## Work task
Which lines in the data below contain the word "precision"? Return each of them.

## Saved data entries
########

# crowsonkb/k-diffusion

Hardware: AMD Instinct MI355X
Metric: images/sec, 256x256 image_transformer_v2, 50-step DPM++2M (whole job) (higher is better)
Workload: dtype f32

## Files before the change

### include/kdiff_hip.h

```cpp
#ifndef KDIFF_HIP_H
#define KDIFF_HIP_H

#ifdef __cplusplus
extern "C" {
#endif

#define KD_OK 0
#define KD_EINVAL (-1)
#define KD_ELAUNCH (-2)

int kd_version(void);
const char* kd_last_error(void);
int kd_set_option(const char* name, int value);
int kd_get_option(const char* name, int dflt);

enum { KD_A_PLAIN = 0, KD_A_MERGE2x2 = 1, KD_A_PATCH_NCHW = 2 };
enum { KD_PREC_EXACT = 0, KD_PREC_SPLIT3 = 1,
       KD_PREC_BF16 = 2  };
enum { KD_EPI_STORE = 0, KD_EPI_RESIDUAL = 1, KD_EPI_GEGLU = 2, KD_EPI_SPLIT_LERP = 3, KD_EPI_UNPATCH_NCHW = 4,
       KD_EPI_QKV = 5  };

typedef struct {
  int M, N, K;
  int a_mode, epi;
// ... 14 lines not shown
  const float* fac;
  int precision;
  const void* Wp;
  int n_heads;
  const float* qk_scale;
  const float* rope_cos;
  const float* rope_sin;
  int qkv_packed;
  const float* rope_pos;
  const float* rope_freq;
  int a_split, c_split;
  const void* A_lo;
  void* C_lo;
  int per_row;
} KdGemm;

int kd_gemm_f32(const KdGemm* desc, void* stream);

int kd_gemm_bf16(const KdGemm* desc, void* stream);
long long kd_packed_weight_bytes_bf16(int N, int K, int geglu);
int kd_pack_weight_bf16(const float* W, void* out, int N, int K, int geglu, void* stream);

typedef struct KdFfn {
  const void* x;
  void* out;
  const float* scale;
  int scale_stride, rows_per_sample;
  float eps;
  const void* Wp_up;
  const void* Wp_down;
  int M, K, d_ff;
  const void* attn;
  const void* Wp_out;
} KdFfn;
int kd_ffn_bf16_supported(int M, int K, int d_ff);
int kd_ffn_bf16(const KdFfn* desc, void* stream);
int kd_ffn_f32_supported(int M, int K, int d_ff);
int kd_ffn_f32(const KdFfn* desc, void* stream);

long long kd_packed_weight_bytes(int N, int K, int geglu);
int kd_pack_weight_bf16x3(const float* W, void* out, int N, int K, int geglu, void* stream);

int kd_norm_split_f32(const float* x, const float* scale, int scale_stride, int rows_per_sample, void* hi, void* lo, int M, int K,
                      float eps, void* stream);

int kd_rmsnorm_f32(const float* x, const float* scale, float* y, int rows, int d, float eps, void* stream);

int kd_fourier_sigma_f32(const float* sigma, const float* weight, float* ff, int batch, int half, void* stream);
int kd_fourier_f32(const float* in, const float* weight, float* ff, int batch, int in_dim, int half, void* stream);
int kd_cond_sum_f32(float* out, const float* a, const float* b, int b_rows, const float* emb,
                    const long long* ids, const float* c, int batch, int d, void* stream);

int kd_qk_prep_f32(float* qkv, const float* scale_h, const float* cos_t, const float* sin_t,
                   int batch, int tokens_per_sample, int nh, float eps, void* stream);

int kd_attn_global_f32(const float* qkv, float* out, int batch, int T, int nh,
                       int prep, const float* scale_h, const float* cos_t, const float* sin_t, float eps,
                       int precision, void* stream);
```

########

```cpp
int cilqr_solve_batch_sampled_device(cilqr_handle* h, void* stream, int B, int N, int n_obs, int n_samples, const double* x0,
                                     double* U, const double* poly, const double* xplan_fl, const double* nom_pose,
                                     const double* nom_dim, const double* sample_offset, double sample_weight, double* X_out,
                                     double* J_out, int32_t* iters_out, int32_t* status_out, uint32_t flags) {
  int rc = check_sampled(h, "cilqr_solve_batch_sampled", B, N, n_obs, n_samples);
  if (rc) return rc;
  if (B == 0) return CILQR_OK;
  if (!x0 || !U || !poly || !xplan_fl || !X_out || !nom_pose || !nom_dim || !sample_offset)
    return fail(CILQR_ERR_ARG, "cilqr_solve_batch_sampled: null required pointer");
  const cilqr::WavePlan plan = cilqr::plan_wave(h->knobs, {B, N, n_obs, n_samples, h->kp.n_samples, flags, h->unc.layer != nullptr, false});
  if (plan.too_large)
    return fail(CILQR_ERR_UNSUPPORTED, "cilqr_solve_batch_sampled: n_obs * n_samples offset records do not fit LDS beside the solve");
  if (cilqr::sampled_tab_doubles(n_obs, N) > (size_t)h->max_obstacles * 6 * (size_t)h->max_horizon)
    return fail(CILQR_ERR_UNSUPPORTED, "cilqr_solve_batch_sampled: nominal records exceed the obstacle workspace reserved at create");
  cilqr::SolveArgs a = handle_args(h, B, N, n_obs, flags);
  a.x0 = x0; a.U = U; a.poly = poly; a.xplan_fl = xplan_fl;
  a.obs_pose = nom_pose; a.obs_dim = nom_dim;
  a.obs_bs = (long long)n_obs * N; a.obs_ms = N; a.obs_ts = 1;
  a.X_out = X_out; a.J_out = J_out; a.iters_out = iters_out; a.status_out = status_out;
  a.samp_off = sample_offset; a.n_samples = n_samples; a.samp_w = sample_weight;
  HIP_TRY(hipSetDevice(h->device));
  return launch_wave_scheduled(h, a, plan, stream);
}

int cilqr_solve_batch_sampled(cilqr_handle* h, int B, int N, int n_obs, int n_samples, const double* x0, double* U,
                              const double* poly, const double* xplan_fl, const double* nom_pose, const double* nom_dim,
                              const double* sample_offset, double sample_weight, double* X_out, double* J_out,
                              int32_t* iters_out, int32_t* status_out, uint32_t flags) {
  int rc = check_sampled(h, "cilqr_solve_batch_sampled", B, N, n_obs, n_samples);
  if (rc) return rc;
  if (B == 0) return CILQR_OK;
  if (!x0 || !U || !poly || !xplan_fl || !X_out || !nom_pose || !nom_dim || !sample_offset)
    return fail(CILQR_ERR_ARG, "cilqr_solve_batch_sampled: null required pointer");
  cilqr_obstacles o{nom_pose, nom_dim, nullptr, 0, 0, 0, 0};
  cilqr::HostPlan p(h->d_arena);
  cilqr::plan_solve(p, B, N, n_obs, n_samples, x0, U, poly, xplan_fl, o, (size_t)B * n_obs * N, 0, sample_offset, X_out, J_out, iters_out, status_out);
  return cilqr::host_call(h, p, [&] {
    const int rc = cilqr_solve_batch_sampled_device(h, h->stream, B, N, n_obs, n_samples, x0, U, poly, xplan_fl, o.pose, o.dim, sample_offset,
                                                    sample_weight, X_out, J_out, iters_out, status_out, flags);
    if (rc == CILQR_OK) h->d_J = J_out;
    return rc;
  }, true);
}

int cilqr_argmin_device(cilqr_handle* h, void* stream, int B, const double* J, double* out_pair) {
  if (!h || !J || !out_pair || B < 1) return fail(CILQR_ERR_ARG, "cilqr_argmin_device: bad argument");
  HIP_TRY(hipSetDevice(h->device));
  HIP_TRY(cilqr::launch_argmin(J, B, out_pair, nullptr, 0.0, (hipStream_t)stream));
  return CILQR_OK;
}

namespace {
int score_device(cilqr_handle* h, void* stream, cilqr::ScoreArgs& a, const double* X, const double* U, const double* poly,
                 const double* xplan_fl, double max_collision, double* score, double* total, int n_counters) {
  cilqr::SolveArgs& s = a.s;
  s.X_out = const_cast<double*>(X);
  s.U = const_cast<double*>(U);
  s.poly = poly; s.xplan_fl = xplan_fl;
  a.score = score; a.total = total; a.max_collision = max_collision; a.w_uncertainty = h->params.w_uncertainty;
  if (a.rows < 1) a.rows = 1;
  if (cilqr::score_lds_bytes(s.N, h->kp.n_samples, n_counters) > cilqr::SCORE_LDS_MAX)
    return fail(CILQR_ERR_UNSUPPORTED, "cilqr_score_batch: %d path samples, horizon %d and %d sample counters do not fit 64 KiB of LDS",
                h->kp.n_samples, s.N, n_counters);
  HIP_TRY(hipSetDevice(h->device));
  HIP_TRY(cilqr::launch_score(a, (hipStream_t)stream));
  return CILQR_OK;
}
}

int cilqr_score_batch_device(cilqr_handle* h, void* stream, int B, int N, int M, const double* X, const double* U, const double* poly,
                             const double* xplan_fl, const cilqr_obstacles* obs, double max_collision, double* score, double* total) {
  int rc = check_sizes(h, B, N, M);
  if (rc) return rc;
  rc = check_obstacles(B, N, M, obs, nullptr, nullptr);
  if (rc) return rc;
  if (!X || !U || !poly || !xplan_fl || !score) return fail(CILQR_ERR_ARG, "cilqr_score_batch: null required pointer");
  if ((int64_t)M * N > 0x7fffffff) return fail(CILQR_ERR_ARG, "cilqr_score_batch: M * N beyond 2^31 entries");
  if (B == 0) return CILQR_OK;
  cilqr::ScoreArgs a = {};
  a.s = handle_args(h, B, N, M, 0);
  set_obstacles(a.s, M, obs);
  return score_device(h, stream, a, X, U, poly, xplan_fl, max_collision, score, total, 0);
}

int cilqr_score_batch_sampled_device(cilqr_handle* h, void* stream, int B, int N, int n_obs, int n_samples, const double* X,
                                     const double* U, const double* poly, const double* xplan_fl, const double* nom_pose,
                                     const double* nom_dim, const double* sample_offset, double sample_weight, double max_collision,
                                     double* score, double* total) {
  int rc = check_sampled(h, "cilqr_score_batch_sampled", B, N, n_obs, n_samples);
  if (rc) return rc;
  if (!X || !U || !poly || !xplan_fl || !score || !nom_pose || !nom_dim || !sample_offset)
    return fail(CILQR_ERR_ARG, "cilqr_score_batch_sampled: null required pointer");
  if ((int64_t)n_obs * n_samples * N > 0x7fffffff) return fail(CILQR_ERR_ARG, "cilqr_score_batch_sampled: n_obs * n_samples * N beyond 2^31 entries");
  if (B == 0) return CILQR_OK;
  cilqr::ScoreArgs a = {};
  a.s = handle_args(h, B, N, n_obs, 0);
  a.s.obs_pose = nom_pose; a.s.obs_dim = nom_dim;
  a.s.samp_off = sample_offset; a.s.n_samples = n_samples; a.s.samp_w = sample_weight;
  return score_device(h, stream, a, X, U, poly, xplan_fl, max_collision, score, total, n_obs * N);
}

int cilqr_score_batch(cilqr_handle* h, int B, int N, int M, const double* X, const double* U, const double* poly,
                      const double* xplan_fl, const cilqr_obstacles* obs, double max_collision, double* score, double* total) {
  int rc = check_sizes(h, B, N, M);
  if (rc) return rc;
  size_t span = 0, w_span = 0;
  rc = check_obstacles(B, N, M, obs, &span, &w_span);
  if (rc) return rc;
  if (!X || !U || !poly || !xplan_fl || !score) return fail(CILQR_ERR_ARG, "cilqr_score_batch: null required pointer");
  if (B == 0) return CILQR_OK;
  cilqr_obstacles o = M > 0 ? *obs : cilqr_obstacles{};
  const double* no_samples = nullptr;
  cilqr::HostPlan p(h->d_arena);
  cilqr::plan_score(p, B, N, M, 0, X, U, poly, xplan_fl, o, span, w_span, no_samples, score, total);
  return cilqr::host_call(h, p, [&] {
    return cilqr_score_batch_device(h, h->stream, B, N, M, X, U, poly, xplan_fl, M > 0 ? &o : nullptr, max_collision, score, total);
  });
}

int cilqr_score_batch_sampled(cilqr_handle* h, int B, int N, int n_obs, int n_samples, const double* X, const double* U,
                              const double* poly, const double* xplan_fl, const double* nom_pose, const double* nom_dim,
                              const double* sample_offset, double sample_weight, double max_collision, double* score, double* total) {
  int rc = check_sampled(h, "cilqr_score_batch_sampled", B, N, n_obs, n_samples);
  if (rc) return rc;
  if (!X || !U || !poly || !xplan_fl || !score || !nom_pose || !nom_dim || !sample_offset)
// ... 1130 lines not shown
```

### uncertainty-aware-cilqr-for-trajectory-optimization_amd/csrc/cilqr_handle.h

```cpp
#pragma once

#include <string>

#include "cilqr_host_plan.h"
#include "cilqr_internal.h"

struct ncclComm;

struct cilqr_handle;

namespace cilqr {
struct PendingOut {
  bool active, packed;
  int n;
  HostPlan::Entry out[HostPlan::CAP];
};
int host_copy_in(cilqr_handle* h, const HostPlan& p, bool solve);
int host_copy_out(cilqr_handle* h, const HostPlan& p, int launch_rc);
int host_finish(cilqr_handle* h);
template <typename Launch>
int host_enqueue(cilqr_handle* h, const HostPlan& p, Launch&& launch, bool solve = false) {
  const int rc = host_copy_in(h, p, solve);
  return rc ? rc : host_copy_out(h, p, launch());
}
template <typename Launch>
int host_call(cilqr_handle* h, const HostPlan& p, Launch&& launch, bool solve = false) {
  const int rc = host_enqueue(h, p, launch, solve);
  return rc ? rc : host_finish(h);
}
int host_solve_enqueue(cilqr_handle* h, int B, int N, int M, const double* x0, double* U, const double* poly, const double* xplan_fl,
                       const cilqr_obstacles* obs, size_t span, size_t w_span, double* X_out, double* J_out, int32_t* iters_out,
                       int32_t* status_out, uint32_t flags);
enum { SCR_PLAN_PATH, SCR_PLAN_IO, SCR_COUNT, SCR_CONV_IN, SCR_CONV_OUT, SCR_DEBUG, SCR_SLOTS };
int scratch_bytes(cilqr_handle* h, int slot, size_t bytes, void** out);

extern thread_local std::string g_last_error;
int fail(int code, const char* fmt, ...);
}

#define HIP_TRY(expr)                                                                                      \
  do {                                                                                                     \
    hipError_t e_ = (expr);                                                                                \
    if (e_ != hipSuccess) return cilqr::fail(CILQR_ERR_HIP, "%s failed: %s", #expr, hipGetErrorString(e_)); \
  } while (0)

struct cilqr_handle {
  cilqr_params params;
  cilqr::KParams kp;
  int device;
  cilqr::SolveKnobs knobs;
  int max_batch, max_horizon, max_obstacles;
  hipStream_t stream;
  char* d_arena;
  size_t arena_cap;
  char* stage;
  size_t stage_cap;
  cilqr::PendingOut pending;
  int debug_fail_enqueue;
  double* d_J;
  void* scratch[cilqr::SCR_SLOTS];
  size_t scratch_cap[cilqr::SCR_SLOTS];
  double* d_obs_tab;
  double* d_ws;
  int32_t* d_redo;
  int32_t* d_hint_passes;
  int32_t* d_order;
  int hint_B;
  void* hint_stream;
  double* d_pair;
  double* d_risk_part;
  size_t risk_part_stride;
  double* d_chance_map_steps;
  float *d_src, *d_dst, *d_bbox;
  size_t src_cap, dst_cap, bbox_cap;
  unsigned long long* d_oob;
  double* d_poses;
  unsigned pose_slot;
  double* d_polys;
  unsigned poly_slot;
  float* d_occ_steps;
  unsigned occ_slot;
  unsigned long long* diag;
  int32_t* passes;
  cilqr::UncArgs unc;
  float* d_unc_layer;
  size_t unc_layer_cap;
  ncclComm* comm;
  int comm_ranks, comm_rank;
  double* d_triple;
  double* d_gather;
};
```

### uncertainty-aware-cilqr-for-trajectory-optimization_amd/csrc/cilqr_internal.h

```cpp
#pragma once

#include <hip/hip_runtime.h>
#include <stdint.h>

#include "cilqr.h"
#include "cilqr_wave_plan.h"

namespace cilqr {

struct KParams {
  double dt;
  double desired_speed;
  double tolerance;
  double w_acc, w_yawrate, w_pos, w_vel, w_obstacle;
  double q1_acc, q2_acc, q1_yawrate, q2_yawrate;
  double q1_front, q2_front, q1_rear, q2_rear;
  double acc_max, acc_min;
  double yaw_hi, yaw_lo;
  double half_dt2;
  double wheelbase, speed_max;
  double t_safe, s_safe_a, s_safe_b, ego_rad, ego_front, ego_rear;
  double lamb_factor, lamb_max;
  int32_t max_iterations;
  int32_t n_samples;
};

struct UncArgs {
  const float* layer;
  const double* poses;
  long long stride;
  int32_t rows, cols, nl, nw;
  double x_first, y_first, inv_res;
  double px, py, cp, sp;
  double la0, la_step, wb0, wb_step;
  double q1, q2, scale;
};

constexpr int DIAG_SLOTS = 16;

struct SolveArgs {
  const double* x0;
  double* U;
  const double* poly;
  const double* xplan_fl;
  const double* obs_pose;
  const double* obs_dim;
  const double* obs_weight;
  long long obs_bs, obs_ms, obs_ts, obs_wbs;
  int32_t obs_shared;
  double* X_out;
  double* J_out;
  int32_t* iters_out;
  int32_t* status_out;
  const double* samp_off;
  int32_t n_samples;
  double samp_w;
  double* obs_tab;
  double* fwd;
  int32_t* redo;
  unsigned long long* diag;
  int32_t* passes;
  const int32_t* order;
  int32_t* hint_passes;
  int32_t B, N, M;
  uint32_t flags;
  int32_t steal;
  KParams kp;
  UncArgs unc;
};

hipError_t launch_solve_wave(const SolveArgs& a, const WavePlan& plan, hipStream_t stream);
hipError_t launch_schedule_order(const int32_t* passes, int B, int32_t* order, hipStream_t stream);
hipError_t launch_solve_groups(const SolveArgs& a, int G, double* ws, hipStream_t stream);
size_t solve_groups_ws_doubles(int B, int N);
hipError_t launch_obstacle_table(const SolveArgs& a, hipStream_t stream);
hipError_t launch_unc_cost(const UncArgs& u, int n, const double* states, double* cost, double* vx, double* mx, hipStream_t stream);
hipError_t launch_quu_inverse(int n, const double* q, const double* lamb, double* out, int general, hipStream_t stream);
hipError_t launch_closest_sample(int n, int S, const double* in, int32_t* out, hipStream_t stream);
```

########

## Task result
  int precision;
                       int precision, void* stream);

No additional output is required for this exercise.